• _What the task asks_: When you reach the entries below, transcribe each one exactly as it stands.

######

#define DPP_FMA(acc, src, m, lane, bank) "v_fmac_f64_dpp %[" acc "], %[" src "], %[" m "] row_newbcast:" lane " row_mask:0xf bank_mask:" bank "\n\t"
#define DPP_REP1(S) S(0, 0)
#define DPP_REP2(S) DPP_REP1(S) S(1, 1)
#define DPP_REP3(S) DPP_REP2(S) S(2, 0)
#define DPP_REP4(S) DPP_REP3(S) S(3, 1)
#define DPP_REP5(S) DPP_REP4(S) S(4, 0)
#define DPP_REP6(S) DPP_REP5(S) S(5, 1)
#define DPP_REP7(S) DPP_REP6(S) S(6, 0)
#define DPP_REP8(S) DPP_REP7(S) S(7, 1)
#define DPP_REP9(S) DPP_REP8(S) S(8, 0)
#define DPP_REP10(S) DPP_REP9(S) S(9, 1)
#define DPP_REP11(S) DPP_REP10(S) S(10, 0)
#define DPP_REP12(S) DPP_REP11(S) S(11, 1)
#define DPP_REP13(S) DPP_REP12(S) S(12, 0)
#define DPP_REP14(S) DPP_REP13(S) S(13, 1)
#define DPP_REP15(S) DPP_REP14(S) S(14, 0)
#define DPP_REP16(S) DPP_REP15(S) S(15, 1)
#define DPP_REP_(K, S) DPP_REP##K(S)
#define DPP_REP(K, S) DPP_REP_(K, S)
#define DPP_ROW_M(k, p) , [m##k] "v"(m[k])
#define DPP_ROW_A(k, p) , [a##k] "v"(ma[k])
#define DPP_ROW_B(k, p) , [b##k] "v"(mb_[k])
#define RING2_COL(k, p) DPP_FMA("a" #p, "src", "m" #k, "%[c0]+" #k, "0xf")
#define RING1_COL(k, p) DPP_FMA("a0", "src", "m" #k, "%[c0]+" #k, "0xf")
#define RING_CASE(K)                                                                                                                     \
    if constexpr (NCOL == K)                                                                                                             \
        asm("s_nop 1\n\t" DPP_REP(K, RING2_COL) : [a0] "+&v"(a0), [a1] "+&v"(a1) : [src] "v"(src), [c0] "i"(COL0) DPP_REP(K, DPP_ROW_M));
#define RING1_CASE(K)                                                                                                                    \
    if constexpr (NCOL == K)                                                                                                             \
        asm("s_nop 1\n\t" DPP_REP(K, RING1_COL) : [a0] "+&v"(a0) : [src] "v"(src), [c0] "i"(COL0) DPP_REP(K, DPP_ROW_M));

template <int C>
__device__ __forceinline__ double row_bcast(double v) {
    int lo = __double2loint(v), hi = __double2hiint(v);
    lo = __builtin_amdgcn_update_dpp(0, lo, 0x150 + C, 0xf, 0xf, false);
    hi = __builtin_amdgcn_update_dpp(0, hi, 0x150 + C, 0xf, 0xf, false);
    return __hiloint2double(hi, lo);
}
template <int COL0, int NCOL, int K>
struct RingB {
    static __device__ __forceinline__ void run(double& a0, double& a1, double src, const double* m) {
        if constexpr (K < NCOL) {
            if constexpr ((K & 1) == 0) a0 = fma(row_bcast<COL0 + K>(src), m[K], a0);
            else a1 = fma(row_bcast<COL0 + K>(src), m[K], a1);
            RingB<COL0, NCOL, K + 1>::run(a0, a1, src, m);
        }
    }
};

template <int MODE, int COL0, int NCOL>
__device__ __forceinline__ void ring(double& a0, double& a1, double src, const double* m) {
    static_assert(NCOL >= 1 && NCOL <= 16 && COL0 + NCOL <= 16, "one DPP row");
    if constexpr (MODE == 0) {
        RING_CASE(1) RING_CASE(2) RING_CASE(3) RING_CASE(4) RING_CASE(5) RING_CASE(6) RING_CASE(7) RING_CASE(8)
        RING_CASE(9) RING_CASE(10) RING_CASE(11) RING_CASE(12) RING_CASE(13) RING_CASE(14) RING_CASE(15) RING_CASE(16)
    } else {
        RingB<COL0, NCOL, 0>::run(a0, a1, src, m);
    }
}
template <int COL0, int NCOL>
__device__ __forceinline__ void ring1(double& a0, double src, const double* m) {
    static_assert(NCOL >= 1 && NCOL <= 16 && COL0 + NCOL <= 16, "one DPP row");
    RING1_CASE(1) RING1_CASE(2) RING1_CASE(3) RING1_CASE(4) RING1_CASE(5) RING1_CASE(6) RING1_CASE(7) RING1_CASE(8)
    RING1_CASE(9) RING1_CASE(10) RING1_CASE(11) RING1_CASE(12) RING1_CASE(13) RING1_CASE(14) RING1_CASE(15) RING1_CASE(16)
}
template <int MODE, int NA, int NB>
__device__ __forceinline__ double ring_sum2(double init, double srcA, const double* mA, double srcB, const double* mB) {
    if constexpr (MODE == 2) {
        double a0 = init;
        ring1<0, NA>(a0, srcA, mA);
        ring1<NA, NB>(a0, srcB, mB);
        return a0;
    } else {
        double a0 = init, a1 = 0.0;
        ring<MODE, 0, NA>(a0, a1, srcA, mA);
        ring<MODE, NA, NB>(a0, a1, srcB, mB);
        return a0 + a1;
    }
}
template <int MODE, int COL0, int NCOL>
__device__ __forceinline__ double ring_sum(double init, double src, const double* m) {
    if constexpr (MODE == 2) {
        double a0 = init;
        ring1<COL0, NCOL>(a0, src, m);
        return a0;
    } else {
        double a0 = init, a1 = 0.0;
        ring<MODE, COL0, NCOL>(a0, a1, src, m);
        return a0 + a1;
    }
}
template <int MODE, int COL0, int NCOL>
__device__ __forceinline__ double ring_short(double init, double src, const double* m) {
    if constexpr (MODE == 1) return ring_sum<1, COL0, NCOL>(init, src, m);
    else { double a0 = init; ring1<COL0, NCOL>(a0, src, m); return a0; }
}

######

• _Written response_:
#define DPP_FMA(acc, src, m, lane, bank) "v_fmac_f64_dpp %[" acc "], %[" src "], %[" m "] row_newbcast:" lane " row_mask:0xf bank_mask:" bank "\n\t"
#define DPP_REP1(S) S(0, 0)
#define DPP_REP2(S) DPP_REP1(S) S(1, 1)
#define DPP_REP3(S) DPP_REP2(S) S(2, 0)
#define DPP_REP4(S) DPP_REP3(S) S(3, 1)
#define DPP_REP5(S) DPP_REP4(S) S(4, 0)
#define DPP_REP6(S) DPP_REP5(S) S(5, 1)
#define DPP_REP7(S) DPP_REP6(S) S(6, 0)
#define DPP_REP8(S) DPP_REP7(S) S(7, 1)
#define DPP_REP9(S) DPP_REP8(S) S(8, 0)
#define DPP_REP10(S) DPP_REP9(S) S(9, 1)
#define DPP_REP11(S) DPP_REP10(S) S(10, 0)
#define DPP_REP12(S) DPP_REP11(S) S(11, 1)
#define DPP_REP13(S) DPP_REP12(S) S(12, 0)
#define DPP_REP14(S) DPP_REP13(S) S(13, 1)
#define DPP_REP15(S) DPP_REP14(S) S(14, 0)
#define DPP_REP16(S) DPP_REP15(S) S(15, 1)
#define DPP_REP_(K, S) DPP_REP##K(S)
#define DPP_REP(K, S) DPP_REP_(K, S)
#define DPP_ROW_M(k, p) , [m##k] "v"(m[k])
#define DPP_ROW_A(k, p) , [a##k] "v"(ma[k])
#define DPP_ROW_B(k, p) , [b##k] "v"(mb_[k])
#define RING2_COL(k, p) DPP_FMA("a" #p, "src", "m" #k, "%[c0]+" #k, "0xf")
#define RING1_COL(k, p) DPP_FMA("a0", "src", "m" #k, "%[c0]+" #k, "0xf")
#define RING_CASE(K)                                                                                                                     \
    if constexpr (NCOL == K)                                                                                                             \
        asm("s_nop 1\n\t" DPP_REP(K, RING2_COL) : [a0] "+&v"(a0), [a1] "+&v"(a1) : [src] "v"(src), [c0] "i"(COL0) DPP_REP(K, DPP_ROW_M));
#define RING1_CASE(K)                                                                                                                    \
    if constexpr (NCOL == K)                                                                                                             \
        asm("s_nop 1\n\t" DPP_REP(K, RING1_COL) : [a0] "+&v"(a0) : [src] "v"(src), [c0] "i"(COL0) DPP_REP(K, DPP_ROW_M));

template <int C>
__device__ __forceinline__ double row_bcast(double v) {
    int lo = __double2loint(v), hi = __double2hiint(v);
    lo = __builtin_amdgcn_update_dpp(0, lo, 0x150 + C, 0xf, 0xf, false);
    hi = __builtin_amdgcn_update_dpp(0, hi, 0x150 + C, 0xf, 0xf, false);
    return __hiloint2double(hi, lo);
}
template <int COL0, int NCOL, int K>
struct RingB {
    static __device__ __forceinline__ void run(double& a0, double& a1, double src, const double* m) {
        if constexpr (K < NCOL) {
            if constexpr ((K & 1) == 0) a0 = fma(row_bcast<COL0 + K>(src), m[K], a0);
            else a1 = fma(row_bcast<COL0 + K>(src), m[K], a1);
            RingB<COL0, NCOL, K + 1>::run(a0, a1, src, m);
        }
    }
};

template <int MODE, int COL0, int NCOL>
__device__ __forceinline__ void ring(double& a0, double& a1, double src, const double* m) {
    static_assert(NCOL >= 1 && NCOL <= 16 && COL0 + NCOL <= 16, "one DPP row");
    if constexpr (MODE == 0) {
        RING_CASE(1) RING_CASE(2) RING_CASE(3) RING_CASE(4) RING_CASE(5) RING_CASE(6) RING_CASE(7) RING_CASE(8)
        RING_CASE(9) RING_CASE(10) RING_CASE(11) RING_CASE(12) RING_CASE(13) RING_CASE(14) RING_CASE(15) RING_CASE(16)
    } else {
        RingB<COL0, NCOL, 0>::run(a0, a1, src, m);
    }
}
template <int COL0, int NCOL>
__device__ __forceinline__ void ring1(double& a0, double src, const double* m) {
    static_assert(NCOL >= 1 && NCOL <= 16 && COL0 + NCOL <= 16, "one DPP row");
    RING1_CASE(1) RING1_CASE(2) RING1_CASE(3) RING1_CASE(4) RING1_CASE(5) RING1_CASE(6) RING1_CASE(7) RING1_CASE(8)
    RING1_CASE(9) RING1_CASE(10) RING1_CASE(11) RING1_CASE(12) RING1_CASE(13) RING1_CASE(14) RING1_CASE(15) RING1_CASE(16)
}
template <int MODE, int NA, int NB>
__device__ __forceinline__ double ring_sum2(double init, double srcA, const double* mA, double srcB, const double* mB) {
    if constexpr (MODE == 2) {
        double a0 = init;
        ring1<0, NA>(a0, srcA, mA);
        ring1<NA, NB>(a0, srcB, mB);
        return a0;
    } else {
        double a0 = init, a1 = 0.0;
        ring<MODE, 0, NA>(a0, a1, srcA, mA);
        ring<MODE, NA, NB>(a0, a1, srcB, mB);
        return a0 + a1;
    }
}
template <int MODE, int COL0, int NCOL>
__device__ __forceinline__ double ring_sum(double init, double src, const double* m) {
    if constexpr (MODE == 2) {
        double a0 = init;
        ring1<COL0, NCOL>(a0, src, m);
        return a0;
    } else {
        double a0 = init, a1 = 0.0;
        ring<MODE, COL0, NCOL>(a0, a1, src, m);
        return a0 + a1;
    }
}
template <int MODE, int COL0, int NCOL>
__device__ __forceinline__ double ring_short(double init, double src, const double* m) {
    if constexpr (MODE == 1) return ring_sum<1, COL0, NCOL>(init, src, m);
    else { double a0 = init; ring1<COL0, NCOL>(a0, src, m); return a0; }
}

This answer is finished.